* [DIRECTIONS FOR THIS TASK]:
The answer must consist of each line below that contains the string "wbase".

** MATERIAL FOR THIS EXERCISE follows **

# yl-jiang/YOLOSeries

Measured on AMD Instinct MI355X. Metric: images/sec (640x640) YOLOv5s train-step, higher is better.
Workload: dtype bf16; 1 GPU; YOLOv5s bf16 train step (fwd+loss+bwd+clip+SGD+EMA), batch 64/GPU x 640x640 synthetic COCO-80, random-init (BASELINE.json configs[1]); global_batch=64, parallelism=dp1

## Files before the change

yoloseries_amd/csrc/conv_dg2.hip:

```cpp
#include "common.h"
#include <stdlib.h>

namespace {

typedef __attribute__((ext_vector_type(4))) unsigned int u32x4_t;
typedef unsigned int u32x4_nt __attribute__((ext_vector_type(4)));

__device__ __forceinline__ uint4 dg_ld_nt16(const uint16_t* p) {
    u32x4_nt v = __builtin_nontemporal_load(reinterpret_cast<const u32x4_nt*>(p));
    return make_uint4(v.x, v.y, v.z, v.w);
}
__device__ __forceinline__ void dg_st_nt16(uint16_t* p, uint4 v) {
    u32x4_nt w = {v.x, v.y, v.z, v.w};
    __builtin_nontemporal_store(w, reinterpret_cast<u32x4_nt*>(p));
}

constexpr int DG_RPX1 = 128;
constexpr int dg_pmax(int pt) { return pt == 1 ? 168 : 304; }

struct Dg2K {
    const uint16_t* gz; int ldg, Nk;
    const uint16_t* w; int Ktot;
    uint16_t* out; int ld0, C;
    int B, Hg, Wg, Ho, Wo;
    int TH, TW, tx, ty, ntiles, nchunk, npatch;
    int accumulate;
    const uint16_t* z; int ldz; const float* ws; int wsC; float* part;
    unsigned gzbytes, wbytes;
};

template <int CT, int KC, int PT>
constexpr int dg_smem_bytes() {
    const int main_b = (dg_pmax(PT) + 9 * 32 * CT) * (KC + 8) * 2;
    const int stg_b = 2 * DG_RPX1 * PT * (32 * CT + 8) * 2;
    return (main_b > stg_b ? main_b : stg_b) + 2 * 32 * CT * 4;
}

template <int CT, int KC, int EPI, int PT>
__global__ __launch_bounds__(256 * CT, 1) void conv_dg2_kernel(const Dg2K p)
{
    constexpr int NT = 256 * CT;
    constexpr int DG_RPX = DG_RPX1 * PT;
    constexpr int DG_PMAX = dg_pmax(PT);
    constexpr int PITCH = KC + 8;
    constexpr int CHR = KC / 8;
    constexpr int CB = 32 * CT;
    constexpr int PPP = NT / CHR;
    constexpr int NPI = (DG_PMAX + PPP - 1) / PPP;
    constexpr int NWI = (9 * CB + PPP - 1) / PPP;
    constexpr int SP = CB + 8;
    constexpr int CPR = CB / 8;
    constexpr int NOI = 2 * DG_RPX * CPR / NT;
    constexpr unsigned OOB = 0x80000000u;
    constexpr int PATCH_BYTES = DG_PMAX * PITCH * 2;
    constexpr int STG_BYTES = 2 * DG_RPX * SP * 2;
    constexpr bool STG_IN_PATCH = STG_BYTES <= PATCH_BYTES;
    static_assert(NT % CPR == 0 && NOI == 4 * PT, "read-out mapping");

    extern __shared__ __attribute__((aligned(16))) unsigned char smem[];
    uint16_t* sP = reinterpret_cast<uint16_t*>(smem);
    uint16_t* sW = sP + DG_PMAX * PITCH;
    float* sStat = reinterpret_cast<float*>(smem + dg_smem_bytes<CT, KC, PT>() - 2 * CB * 4);
    uint16_t* sStg = reinterpret_cast<uint16_t*>(smem);

    const int t = threadIdx.x;
    const int lane = t & 63;
    const int wave = t >> 6;
    const int wq = wave & 3, wct = wave >> 2;
    const int c0 = blockIdx.y * CB;
    const int TWp = p.TW + 1;

    const __amdgpu_buffer_rsrc_t rsg = __builtin_amdgcn_make_buffer_rsrc((void*)p.gz, 0, p.gzbytes, 0x00020000);
    const __amdgpu_buffer_rsrc_t rsw = __builtin_amdgcn_make_buffer_rsrc((void*)p.w, 0, p.wbytes, 0x00020000);

    const int ch = t % CHR, row0 = t / CHR;
    unsigned woff[NWI];
#pragma unroll
    for (int j = 0; j < NWI; ++j) {
        const int row = row0 + j * PPP;
        const int tap = row / CB, c = row - tap * CB;
        woff[j] = row < 9 * CB ? (unsigned)((((size_t)(c0 + c) * p.Ktot) + tap * p.Nk + ch * 8) * 2) : OOB;
    }
    int ppij[NPI];
#pragma unroll
    for (int j = 0; j < NPI; ++j) {
        const int pp = row0 + j * PPP;
        const int pi = pp / TWp;
        ppij[j] = pp < p.npatch ? (pi << 8) | (pp - pi * TWp) : -1;
    }
    const int koff = (lane >> 5) * 8;
    int rpx[PT];
    const uint16_t* xbase[PT];
#pragma unroll
    for (int pt = 0; pt < PT; ++pt) {
        rpx[pt] = (wq * PT + pt) * 32 + (lane & 31);
        const bool rvalid = rpx[pt] < p.TH * p.TW;
        const int ri = rvalid ? rpx[pt] / p.TW : 0;
        const int rj = rvalid ? rpx[pt] - ri * p.TW : 0;
        xbase[pt] = sP + (ri * TWp + rj) * PITCH + koff;
    }
    const uint16_t* const wbase = sW + (wct * 32 + (lane & 31)) * PITCH + koff;

    if (EPI == 3) {
        for (int i = t; i < 2 * CB; i += NT) {
            const int which = i / CB, c = i - which * CB;
            sStat[i] = (c0 + c < p.C) ? p.ws[(size_t)which * p.wsC + c0 + c] : 0.f;
        }
    }
    float bs_[8], bq_[8];
#pragma unroll
    for (int e = 0; e < 8; ++e) { bs_[e] = 0.f; bq_[e] = 0.f; }

    u32x4_t rp[NPI], rw[NWI];
    const bool w_resident = STG_IN_PATCH && p.nchunk == 1;

    auto tile_origin = [&](int tile, int& b, int& i0, int& j0) {
        const int per = p.tx * p.ty;
        b = tile / per;
        const int r = tile - b * per;
        const int tyi = r / p.tx;
        i0 = tyi * p.TH; j0 = (r - tyi * p.tx) * p.TW;
    };
    auto load_regs = [&](int tile, int kc, bool with_w) {
        int b, i0, j0;
        tile_origin(tile, b, i0, j0);
        const int so = kc * KC * 2;
#pragma unroll
        for (int j = 0; j < NPI; ++j) {
            const int gi = i0 + (ppij[j] >> 8), gj = j0 + (ppij[j] & 0xff);
            const bool ok = ppij[j] >= 0 && gi < p.Hg && gj < p.Wg;
            const unsigned off = ok ? (unsigned)(((b * p.Hg + gi) * p.Wg + gj) * (p.ldg * 2) + ch * 16) : OOB;
            rp[j] = __builtin_amdgcn_raw_buffer_load_b128(rsg, off, so, 0);
        }
        if (with_w) {
#pragma unroll
            for (int j = 0; j < NWI; ++j) rw[j] = __builtin_amdgcn_raw_buffer_load_b128(rsw, woff[j], so, 0);
        }
    };
    auto store_regs = [&](bool with_w) {
        uint16_t* dp = sP + row0 * PITCH + ch * 8;
#pragma unroll
        for (int j = 0; j < NPI; ++j)
            if (row0 + j * PPP < DG_PMAX) *reinterpret_cast<u32x4_t*>(dp + j * PPP * PITCH) = rp[j];
        if (with_w) {
            uint16_t* dw = sW + row0 * PITCH + ch * 8;
#pragma unroll
            for (int j = 0; j < NWI; ++j)
                if (row0 + j * PPP < 9 * CB) *reinterpret_cast<u32x4_t*>(dw + j * PPP * PITCH) = rw[j];
        }
    };

    f32x16_t acc[4][PT];
    int tile = blockIdx.x;
    if (tile >= p.ntiles) return;
    load_regs(tile, 0, true);
    bool first = true;
    for (; tile < p.ntiles; tile += gridDim.x) {
#pragma unroll
        for (int q = 0; q < 4; ++q)
#pragma unroll
            for (int pt = 0; pt < PT; ++pt)
#pragma unroll
                for (int r = 0; r < 16; ++r) acc[q][pt][r] = 0.f;
        for (int kc = 0; kc < p.nchunk; ++kc) {
            const bool with_w = !w_resident || first;
            __syncthreads();
            store_regs(with_w);
            __syncthreads();
            first = false;
            {
                int nt = tile, nk = kc + 1;
                if (nk == p.nchunk) { nk = 0; nt = tile + gridDim.x; }
                if (nt < p.ntiles) load_regs(nt, nk, !w_resident);
            }
#pragma unroll
            for (int sh = 0; sh < 4; ++sh) {
                const int dy = sh >> 1, dx = sh & 1;
                bf16x8_t xf[PT][KC / 16];
#pragma unroll
                for (int pt = 0; pt < PT; ++pt)
#pragma unroll
                    for (int ks = 0; ks < KC / 16; ++ks)
                        xf[pt][ks] = __builtin_bit_cast(bf16x8_t, *reinterpret_cast<const uint4*>(xbase[pt] + (dy * TWp + dx) * PITCH + ks * 16));
#pragma unroll
                for (int a = 0; a < (dy ? 1 : 2); ++a) {
                    const int kh = dy ? 0 : 1 + a;
#pragma unroll
                    for (int b2 = 0; b2 < (dx ? 1 : 2); ++b2) {
                        const int kw = dx ? 0 : 1 + b2;
                        const int tap = kh * 3 + kw;
                        const int cls = (kh != 1 ? 2 : 0) + (kw != 1 ? 1 : 0);
#pragma unroll
                        for (int ks = 0; ks < KC / 16; ++ks) {
                            const bf16x8_t wf = __builtin_bit_cast(bf16x8_t, *reinterpret_cast<const uint4*>(wbase + tap * CB * PITCH + ks * 16));
#pragma unroll
                            for (int pt = 0; pt < PT; ++pt)
                                acc[cls][pt] = __builtin_amdgcn_mfma_f32_32x32x16_bf16(wf, xf[pt][ks], acc[cls][pt], 0, 0, 0);
                        }
                    }
                }
            }
        }

        int b, i0, j0;
        tile_origin(tile, b, i0, j0);
        const int cch = t % CPR;
        const int n = c0 + cch * 8;
#pragma unroll
        for (int ph = 0; ph < 2; ++ph) {
            int oidx[NOI];
            constexpr bool ZPRE = EPI == 3 && PT == 1;
            uint4 zpre[ZPRE ? NOI : 1];
#pragma unroll
            for (int it = 0; it < NOI; ++it) {
                const int row = t / CPR + it * (NT / CPR);
                const int r = row >> 1, pw = row & 1;
                const int i = r / p.TW, j = r - i * p.TW;
                const int gi = i0 + i, gj = j0 + j;
                const bool ok = r < p.TH * p.TW && gi < p.Hg && gj < p.Wg && n < p.C;
                oidx[it] = ok ? (b * p.Ho + 2 * gi + ph) * p.Wo + 2 * gj + pw : -1;
                if (ZPRE) {
                    zpre[it] = make_uint4(0, 0, 0, 0);
                    if (ok) zpre[it] = dg_ld_nt16(p.z + (size_t)oidx[it] * p.ldz + n);
                }
            }
            __syncthreads();
#pragma unroll
            for (int pw = 0; pw < 2; ++pw)
#pragma unroll
                for (int pt = 0; pt < PT; ++pt) {
                    uint16_t* dst = sStg + (rpx[pt] * 2 + pw) * SP + wct * 32 + 4 * (lane >> 5);
                    const f32x16_t& a = acc[ph * 2 + pw][pt];
#pragma unroll
                    for (int q = 0; q < 4; ++q) {
                        uint2 v;
                        v.x = pack2(a[4 * q + 0], a[4 * q + 1]);
                        v.y = pack2(a[4 * q + 2], a[4 * q + 3]);
                        *reinterpret_cast<uint2*>(dst + 8 * q) = v;
                    }
                }
            __syncthreads();
#pragma unroll
            for (int it = 0; it < NOI; ++it) {
                if (oidx[it] < 0) continue;
                const int row = t / CPR + it * (NT / CPR);
                uint4 v = *reinterpret_cast<const uint4*>(sStg + row * SP + cch * 8);
                uint16_t* dst = p.out + (size_t)oidx[it] * p.ld0 + n;
                if (p.accumulate) {
                    const uint4 ov = *reinterpret_cast<const uint4*>(dst);
                    float f[8], g0[8];
                    unpack8(v, f);
                    unpack8(ov, g0);
#pragma unroll
                    for (int e = 0; e < 8; ++e) f[e] += g0[e];
                    v = pack8(f);
                }
                if (EPI == 3) dg_st_nt16(dst, v);
                else *reinterpret_cast<uint4*>(dst) = v;
                if (EPI == 3) {
                    float g[8], z[8];
                    unpack8(v, g);
                    const uint4 zv = ZPRE ? zpre[it] : dg_ld_nt16(p.z + (size_t)oidx[it] * p.ldz + n);
                    unpack8(zv, z);
                    const float4 s0 = *reinterpret_cast<const float4*>(sStat + cch * 8);
                    const float4 s1 = *reinterpret_cast<const float4*>(sStat + cch * 8 + 4);
                    const float4 h0 = *reinterpret_cast<const float4*>(sStat + CB + cch * 8);
                    const float4 h1 = *reinterpret_cast<const float4*>(sStat + CB + cch * 8 + 4);
                    const float sc[8] = {s0.x, s0.y, s0.z, s0.w, s1.x, s1.y, s1.z, s1.w};
                    const float sh[8] = {h0.x, h0.y, h0.z, h0.w, h1.x, h1.y, h1.z, h1.w};
#pragma unroll
                    for (int e = 0; e < 8; ++e) {
                        const float a = z[e] * sc[e] + sh[e];
                        const float sg = sigmoid_fast(a);
                        const float dz = g[e] * (sg * (1.f + a * (1.f - sg)));
                        bs_[e] += dz; bq_[e] += dz * z[e];
                    }
                }
            }
        }
    }

    if (EPI == 3) {
        float* sRed = reinterpret_cast<float*>(smem);
        __syncthreads();
#pragma unroll
        for (int e = 0; e < 8; ++e) { sRed[t * 16 + e] = bs_[e]; sRed[t * 16 + 8 + e] = bq_[e]; }
        __syncthreads();
        for (int i = t; i < 2 * CB; i += NT) {
            const int which = i / CB, c = i - which * CB;
            float v = 0.f;
            for (int j = c / 8; j < NT; j += CPR) v += sRed[j * 16 + which * 8 + (c & 7)];
            if (c0 + c < p.C) p.part[((size_t)blockIdx.x * 2 + which) * p.C + c0 + c] = v;
        }
    }
}
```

** End of MATERIAL FOR THIS EXERCISE **

* [SOLVED PROBLEM]:
    const uint16_t* const wbase = sW + (wct * 32 + (lane & 31)) * PITCH + koff;
                            const bf16x8_t wf = __builtin_bit_cast(bf16x8_t, *reinterpret_cast<const uint4*>(wbase + tap * CB * PITCH + ks * 16));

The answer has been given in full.